Ян уставился в экран и провел пальцами по точке, увеличивая изображение. Он дико желал услышать голос Даши, будто одно его звучание могло стереть все плохое, что случилось до этого.
Точно она являлась его персональным ластиком и могла вычистить из памяти последнее столетие…
Подобные мысли грозили привести его к еще большему унынию, чем сейчас. Разум стремился напомнить, что мечтательность и романтизм никогда не были присущи его характеру, а любые иллюзии рано или поздно развеиваются, как прах по ветру. Но сейчас Ян не собирался запрещать себе грезить о возможности приятного будущего, это помогало ему скоротать ожидание в одиночестве. Брагина он обманом оставил в больнице, попросив медсестру вколоть тому почти лошадиную дозу снотворного. Жнецы знатно продырявили голову несостоявшемуся папашке, пришлось накладывать больше трех швов, поэтому няньчиться еще и с ним, Кенгерлинский не подписывался.
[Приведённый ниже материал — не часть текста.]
template <int O, int EPI>
__global__ __launch_bounds__(256) void symv_reduce_kernel(const double *__restrict__ Prow, const double *__restrict__ Pcol, int64_t ld,
                                                           int nstrips, int Kc, int Kf, int ysplit, double alpha, CamArgs a) {
    int role = (EPI == EPI_AUTO) ? (int)EPI_HESS : EPI;
    constexpr int NE = 3 * O;
    static_assert(NE <= 16, "a record must fit a 16-lane group");
    __shared__ double red[kQwWaves][3];
    const int lane = threadIdx.x & 63, wave = __builtin_amdgcn_readfirstlane(threadIdx.x >> 6);
    const int cam = blockIdx.x * kQwWaves + wave;
    const bool active = cam < a.nloc;
    EpiOps eops;
    epi_prefetch<O, EPI == EPI_AUTO ? EPI_HESS : EPI>(eops, cam, lane, active, a);
    const int e = lane & 15, g = lane >> 4;
    const bool eok = e < NE;
    const int camc = active ? cam : 0;
    const int64_t R = (int64_t)6 * ((a.nloc + 1) >> 1);
    const int s_lo = (6 * (camc >> 1)) / kSvStrip;
    const int nrow = nstrips - s_lo;
    auto ncol_of = [&](int c) -> int {
        const int sc_ = c / kSvStrip, row = min(sc_, nstrips - 1 - sc_);
        const int K = (row >= ysplit) ? Kf : Kc;
        return (c >= 6) ? (c - 6) / (6 * K) + 1 : 0;
    };
    const int ncol_l = ncol_of(3 * camc + (eok ? e / O : 0));
    const int ncol = max(ncol_of(3 * camc), ncol_of(3 * camc + 2));
    const int nrec = nrow + ncol;
    const int tot = active ? nrec : 0, tot_l = active ? nrow + ncol_l : 0;
    const size_t eo = (size_t)camc * 3 * O + (eok ? e : 0);
    auto fetch = [&](int i) -> double {
        const int ic = min(i, nrec - 1);
        const double *p = (ic < nrow) ? Prow + (size_t)(s_lo + ic) * (size_t)R * O : Pcol + (size_t)(ic - nrow) * (size_t)ld * O;
// ... 338 lines not shown
template <int O>
__global__ __launch_bounds__(256) void tcg_init_kernel(int nloc, const double *__restrict__ rgR, const double *__restrict__ rgs,
                                                        const double *__restrict__ R, const double *__restrict__ s,
                                                        double *rR, double *rs, double *pR, double *ps, double *vR, double *vs,
                                                        double *HvR, double *Hvs, double *Wloc, TcgScal *scal0, double rr,
                                                        double delta, unsigned long long *hstat, double *Wpad, int seq, const SpecCtl *spec) {
    constexpr int OP = pitch_of(O);
    const int64_t total = (int64_t)nloc * 3 * OP;
    if (spec != nullptr) {
        if (!spec->go) {
            if (blockIdx.x == 0 && threadIdx.x == 0) { TcgScal sc = *scal0; sc.status = 9; sc.seq = seq; *scal0 = sc; }
            return;
        }
        rr = spec->rr; delta = spec->delta;
    }
    for (int64_t i = (int64_t)blockIdx.x * 256 + threadIdx.x; i < total; i += (int64_t)gridDim.x * 256) {
        const int cam = (int)(i / (3 * OP));
        const double g = rgR[i], gs = rgs[cam];
        rR[i] = g; pR[i] = -g; vR[i] = 0.0; HvR[i] = 0.0;
        const double wv = s[cam] * (-g) + (-gs) * R[i];
        if (Wloc) Wloc[i] = wv;
        if (Wpad) Wpad[(size_t)cam * 16 + (i - (int64_t)cam * (3 * OP))] = wv;
        if (i % (3 * OP) == 0) { rs[cam] = gs; ps[cam] = -gs; vs[cam] = 0.0; Hvs[cam] = 0.0; }
    }
    if (blockIdx.x == 0 && threadIdx.x == 0) {
        TcgScal sc = {};
        sc.rr = rr; sc.vv = 0.0; sc.vp = 0.0; sc.pp = rr; sc.delta = delta; sc.gradnorm = sqrt(rr); sc.last_step = 0.0; sc.model = 0.0;
        sc.status = 0; sc.iter = 0; sc.seq = seq;
        *scal0 = sc;
        publish_host(hstat, pack_stat(seq, 0, 0));
    }
}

Ян вернулся к своим размышлениям о Даше и не смог сдержать тяжелый вздох. Все стало слишком сложным и развивалось просто стремительно! Он совершенно не успевал адаптироваться к переменам, что происходили не только вокруг, но и в нем самом! Ян слишком долго запрещал себе даже помыслить о возможности совместного счастья с кем-то, прочно утвердившись в том, что одиночество – единственно верный путь для таких, как он. Когда же провидение столкнуло его с Дашей, он испытал величайшее потрясение, ощутив сильную тягу к ней на всех уровнях. Жажда трахнуть очередную девчонку не была для него в новинку, а вот желание заботиться, оберегать, дарить нежность и растворяться в ком-то полностью и безвозвратно – появилось впервые. Поэтому не только испугало до чертиков, но и заставило включить защитную реакцию, из-за которой долгое время он вел себя, как настоящий мудак, не позволяя даже себе признать очевидное: Даша была создана только для него, а он для нее. Впрочем, даже мысленно это признание звучало настолько нелепо, что Ян не стал повторять его вслух, но в очевидности правдивости – убедился.
Жаль, что понял это поздно для того, чтобы предотвратить это гребаное похищение.
Если бы Ян обладал знанием, как повернуть время вспять, он бы обязательно воспользовался этим и исправил свои досадные оплошности. Возможно, тогда не пришлось бы лежать, прижавшись без движений к холодной, сырой земле, и ждать подходящего часа, чтобы кинуться в решающий бой.
Кенгерлинский чувствовал себя безнадежно зависшим между прошлым и будущим. Он постоянно прокручивал в голове их последний с Дашей совместный разговор и находил все больше и больше моментов, где мог поступить иначе, чтобы вызвать совершенно другую реакцию. В воцарившейся ночной тишине, он мысленно проговаривал разные слова. И все они выражали извинение, тоску, расстройство, и все были настоящей чепухой. Ян надеялся только, что ему еще предоставится случай озвучить Даше даже подобную чепуху, чтобы она узнала, насколько сильно он сожалел о боли, что причинил ей. Он прекрасно понимал, что пройдет еще много времени, прежде чем они смогут преодолеть барьер отчуждения и по-настоящему узнать друг друга, чтобы намертво врасти клетка в клетку на всех уровнях, но безумно хотел наверстать упущенное и выпросить себе еще один шанс.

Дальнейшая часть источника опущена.